Goldberg JA, Rokni U, Sompolinsky H (2004) Patterns of ongoing
activity and the functional architecture of the primary visual
cortex. Neuron 42:489-500

Notes from Josh Goldberg:

This model is at the heart of our 2004 Neuron paper. It is analyzed in
and about figure 3 in that paper. The initial code was run in Matlab
and the paper includes a variety of models that elaborate on this
model.... I do believe that this is the most elegant/central part of
the paper.

Usage notes:

To run the .tab file must be in the same directory as the .ode file.
... run the program as usual in the main XPP window, that is: I,G.
Then once you fill in the the entries in the Edit Arrayplot Window
(see the begining of NoisyRing.ode), you must press "redraw". then
each time you continue the integration in the main XPP window (e.g.,
E,I,L) do "redraw" again and see the continuation of the

The model has three states, homogeneous for low gains (lambda<1) and
then Marginal for lambda that is between 1 and 2 (for mu>0). (the
integration diverges for lambda larger than 2). this is all explained
in the paper.

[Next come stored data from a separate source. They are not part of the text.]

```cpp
extern "C" int tsdf_hip_synchronize(tsdf_handle h) {
  if (!h) return TSDF_HIP_E_INVALID;
  if (h->multi) return tsdf_multi_synchronize(h);
  TSDF_ENTER(h);
  TSDF_HIP_TRY(hipStreamSynchronize(h->stream));
  return TSDF_HIP_OK;
}

extern "C" int tsdf_hip_centers(tsdf_handle h, int axis, float *out) {
  if (!h || axis < 0 || axis > 2 || !out) return TSDF_HIP_E_INVALID;
  memcpy(out, h->h_ctr[axis].data(), h->h_ctr[axis].size() * sizeof(float));
  return TSDF_HIP_OK;
}

extern "C" int tsdf_hip_alloc_probe(tsdf_handle h, float ms[8], int32_t *chosen) {
  if (!h) return 0;
  const tsdf_hip_volume *s = h->multi ? tsdf_multi_first(h) : h;
  if (ms)
    for (int i = 0; i < 8; ++i) ms[i] = s->alloc_probe_ms[i];
  if (chosen) *chosen = s->alloc_chosen;
  return s->alloc_tried;
}

extern "C" int tsdf_hip_layout(tsdf_handle h) {
  return !h ? -1 : (h->packed ? TSDF_LAYOUT_PACKED : TSDF_LAYOUT_F32W);
}

extern "C" int tsdf_hip_device_planes(tsdf_handle h, float **d, float **w, uint32_t **rgb, int64_t *pitch,
                                      int32_t *z_first, int32_t *nz_alloc) {
  if (!h) return TSDF_HIP_E_INVALID;
  TSDF_NOT_ON_MULTI(h, "tsdf_hip_device_planes");
  {
    TSDF_ENTER(h);
  }
  h->band_exact = false;
  if (d) *d = h->d;
  if (w) *w = h->w;
  if (rgb) *rgb = h->rgb;
  if (pitch) *pitch = h->pitch;
  if (z_first) *z_first = h->z_first;
  if (nz_alloc) *nz_alloc = h->nz_alloc;
  return TSDF_HIP_OK;
}

struct BlockArgs {
  int x0, y0, zl0;
  int bx, by, bz;
  int ny;
  int64_t pitch;
};

template <bool TO_BLOCK>
static __global__ void __launch_bounds__(256)
k_block_f32(BlockArgs a, float *__restrict__ vol, float *__restrict__ blk) {
  const int64_t n = (int64_t)a.bx * a.by * a.bz;
  for (int64_t i = (int64_t)blockIdx.x * blockDim.x + threadIdx.x; i < n; i += (int64_t)gridDim.x * blockDim.x) {
    const int x = (int)(i % a.bx);
    const int64_t r = i / a.bx;
    const int y = (int)(r % a.by);
    const int z = (int)(r / a.by);
    const int64_t vi = ((int64_t)(a.zl0 + z) * a.ny + (a.y0 + y)) * a.pitch + (a.x0 + x);
    if (TO_BLOCK)
      blk[i] = vol[vi];
    else
      vol[vi] = blk[i];
  }
}

template <bool TO_BLOCK>
static __global__ void __launch_bounds__(256)
k_block_w(BlockArgs a, PlaneView pv, float *__restrict__ blk, unsigned *__restrict__ bad) {
  const int64_t n = (int64_t)a.bx * a.by * a.bz;
  for (int64_t i = (int64_t)blockIdx.x * blockDim.x + threadIdx.x; i < n; i += (int64_t)gridDim.x * blockDim.x) {
    const int x = (int)(i % a.bx);
    const int64_t r = i / a.bx;
    const int y = (int)(r % a.by);
    const int z = (int)(r / a.by);
    const int64_t vi = ((int64_t)(a.zl0 + z) * a.ny + (a.y0 + y)) * a.pitch + (a.x0 + x);
    if (TO_BLOCK) {
      blk[i] = tsdf_load_w(pv, vi);
    } else if (!pv.packed) {
      const_cast<float *>(pv.w)[vi] = blk[i];
    } else {
      unsigned k;
      if (!tsdf_encode_w(blk[i], pv.wmax, pv.kmax, k)) {
        atomicAdd(bad, 1u);
      } else if (pv.rgb) {
        uint32_t *c = const_cast<uint32_t *>(pv.rgb) + vi;
// ... 360 lines not shown
```

cpu_tsdf_amd/csrc/tsdf_integrate.hip:

```cpp
#include <limits.h>
#include <string.h>
#include <math.h>

#include <algorithm>
#include <cmath>
#include <type_traits>

#include "tsdf_common.h"
#include "tsdf_div.h"
#include "tsdf_buffer.h"
#ifdef TSDF_HIP_TEST_HOOKS
#include "tsdf_hip_test.h"
#endif

#ifndef TSDF_WPE_MAX
#define TSDF_WPE_MAX 8
#endif
#ifndef TSDF_WPE_PACKED
#define TSDF_WPE_PACKED 7
#endif
#ifndef TSDF_WPE_PACKED_COLOR
#define TSDF_WPE_PACKED_COLOR 8
#endif
#ifndef TSDF_WPE_GENERAL
// ... 131 lines not shown
  if (abstop >= (0x42b00000u >> 20)) {
    if (ix == 0xff800000u) return 0.f;
    if (abstop >= (0x7f800000u >> 20)) return x + x;
    if (x > 0x1.62e42ep6f) return INFINITY;
    if (x < -0x1.9fe368p6f) return 0.f;
    if (x < -0x1.9d1d9ep6f) return 0x1p-149f;
  }
  const double N = 32., InvLn2N = 0x1.71547652b82fep+0 * N, SHIFT = 0x1.8p+52;
  const double C0 = 0x1.c6af84b912394p-5 / N / N / N, C1 = 0x1.ebfce50fac4f3p-3 / N / N, C2 = 0x1.62e42ff0c52d6p-1 / N;
  const double xd = (double)x;
  double z = InvLn2N * xd;
  double kd = z + SHIFT;
  const uint64_t ki = (uint64_t)__double_as_longlong(kd);
  kd -= SHIFT;
  const double r = fused_r ? __builtin_fma(InvLn2N, xd, -kd) : z - kd;
  const uint64_t t = k_exp2f_tab[ki & 31u] + (ki << 47);
  const double s = __longlong_as_double((long long)t);
  z = C0 * r + C1;
  const double r2 = r * r;
  double y = C2 * r + 1.;
  y = z * r2 + y;
  y = y * s;
  return (float)y;
}

static __device__ __forceinline__ bool reference_cull_keeps(const IntegrateArgs &a, float x, float y, float z) {
  bool keep = true;
#pragma unroll
  for (int k = 0; k < 6; ++k) {
    const float *pl = a.cull + 4 * k;
    keep = keep && ((x * pl[0] + y * pl[1]) + (z * pl[2] + 1.0f * pl[3]) <= 0.f);
  }
  return keep;
}

static __device__ __forceinline__ float div32_fast(float a, const Rcp32 &r) {
  const float q0 = a * r.y;
  const float r0 = __builtin_fmaf(r.nb, q0, a);
  const float q1 = __builtin_fmaf(r0, r.y, q0);
  const float r1 = __builtin_fmaf(r.nb, q1, a);
  return __builtin_fmaf(r1, r.y, q1);
}

static __device__ __forceinline__ bool numerator_ok(float v) {
  const float m = fabsf(v);
  return (m >= 0x1p-100f && m <= 0x1p40f) || __float_as_uint(v) == 0u;
}

template <bool COLOR>
static __device__ __forceinline__ void add_observation_ieee(float &d, float &w, uint32_t &rgb, float dn,
                                                            uint32_t bgra, float wmax) {
  const float wn = 1.f;
  const float wsum = w + wn;
  if (COLOR) {
    uint32_t out = 0;
#pragma unroll
    for (int ch = 0; ch < 3; ++ch) {
      const float c_old = (float)((rgb >> (8 * ch)) & 255u);
      const float c_new = (float)((bgra >> (16 - 8 * ch)) & 255u);
      const float num = w * c_old + wn * c_new;
      out |= ((uint32_t)(uint8_t)(num / wsum)) << (8 * ch);
    }
    rgb = out;
  }
  d = (d * w + dn * wn) / wsum;
  w = wsum;
  if (w > wmax) w = wmax;
}

template <bool COLOR, bool DIST = true>
static __device__ __forceinline__ void add_observation_fast(float &d, float &w, uint32_t &rgb, float dn,
                                                            uint32_t bgra, float wmax, const Rcp32 &rs, uint32_t base = 0u,
                                                            const float *hy_tab = nullptr) {
  const float wsum = w + 1.f;
  if (COLOR) {
    const float hy = hy_tab ? *hy_tab : __builtin_fmaf(0.5f, rs.y, -0.5f);
    const float t0 = __builtin_fmaf(__builtin_fmaf(w, (float)(rgb & 255u), (float)((bgra >> 16) & 255u)), rs.y, hy);
    const float t1 = __builtin_fmaf(__builtin_fmaf(w, (float)((rgb >> 8) & 255u), (float)((bgra >> 8) & 255u)), rs.y, hy);
    const float t2 = __builtin_fmaf(__builtin_fmaf(w, (float)((rgb >> 16) & 255u), (float)(bgra & 255u)), rs.y, hy);
    rgb = __builtin_amdgcn_cvt_pk_u8_f32(t0, 0u, __builtin_amdgcn_cvt_pk_u8_f32(t1, 1u, __builtin_amdgcn_cvt_pk_u8_f32(t2, 2u, base)));
  }
  if (DIST) d = div32_fast(d * w + dn, rs);
  w = wsum;
  if (w > wmax) w = wmax;
}

static __device__ __forceinline__ bool update_is_safe(float d, float w, float dn) {
  const bool w_ok = fabsf(w - 512.f) <= 512.f && __builtin_amdgcn_fractf(w) == 0.f;
  return w_ok && numerator_ok(d * w + dn);
}


struct BlockCoords {
  unsigned bx, by, bz, gdx, gdy;
};
static __device__ __forceinline__ BlockCoords tsdf_block_coords(int zfast) {
  BlockCoords c;
  c.by = blockIdx.y, c.gdy = gridDim.y;
  c.bx = zfast ? blockIdx.z : blockIdx.x;
  c.bz = zfast ? blockIdx.x : blockIdx.z;
  c.gdx = zfast ? gridDim.z : gridDim.x;
  return c;
}

static __device__ __forceinline__ void tsdf_flags_before(const IntegrateArgs &a, const BlockCoords &bc, const uint8_t *band,
                                                         uint8_t *s_bin, unsigned tid) {
  const int row0 = (int)bc.by * a.rpb * a.TY;
  const int rows = min(a.rpb * a.TY, a.ny - row0);
  const int lf = max(0, a.log2TX - 4), fxb = 1 << lf;
  const int yg0 = (a.y_abs0 + row0) >> 2, yg1 = (a.y_abs0 + row0 + max(rows, 1) - 1) >> 2;
  const int xc0 = (a.x_abs0 + (int)bc.bx * a.TX * 4) >> 6;
  const int n_fl = (yg1 - yg0 + 1) << lf;
  const int n_all = ((a.rpb * a.TY + 3) >> 2) << lf;
  for (int i = (int)tid; i < n_all; i += 256) {
    const int yg = yg0 + (i >> lf), xc = xc0 + (i & (fxb - 1));
    s_bin[i] = i < n_fl && yg < a.band_fy && xc < a.band_fx ? band[((int64_t)(a.zl0 + (int)bc.bz) * a.band_fy + yg) * a.band_fx + xc] : (uint8_t)0;
  }
}
static __device__ __forceinline__ uint64_t tsdf_quiet_passes(const IntegrateArgs &a, const uint8_t *s_bin, unsigned tid) {
  const int lane = (int)(tid & 63u), w0 = (int)(tid & ~63u);
  const int fxb = max(1, a.TX >> 4);
  const int rows_w = max(1, 64 >> a.log2TX), ncell = max(1, min(a.TX, 64) >> 4);
  const int ty0 = w0 >> a.log2TX, c0 = (w0 & (a.TX - 1)) >> 4;
  bool q = lane < a.rpb;
  if (q) {
    for (int rr = 0; rr < rows_w; ++rr)
      for (int c = 0; c < ncell; ++c) q &= s_bin[((ty0 + rr + lane * a.TY) >> 2) * fxb + c0 + c] == 0;
  }
  return __builtin_amdgcn_ballot_w64(q);
}
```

Marginal means that you get a noisy hill of activity.  I
think it is important to point out that this model corresponds only to
figure 3 in that paper.

Default values lambda=1.8 and mu=1 give a nice hill of activity with
some of the neurons with rates that are very close to zero. (The
spatial pattern on the ring is a noisy clipped sinusoid).

Finally the line

aux phiang=atan(rfunds/rfundc)

gives the phase of the order parameter (between -pi and pi) and it 
corresponds to the position of the center of the hill of activity along 
the ring. It is well defined when there is a nice hill, as in the case 
of the above default values of lambda and mu.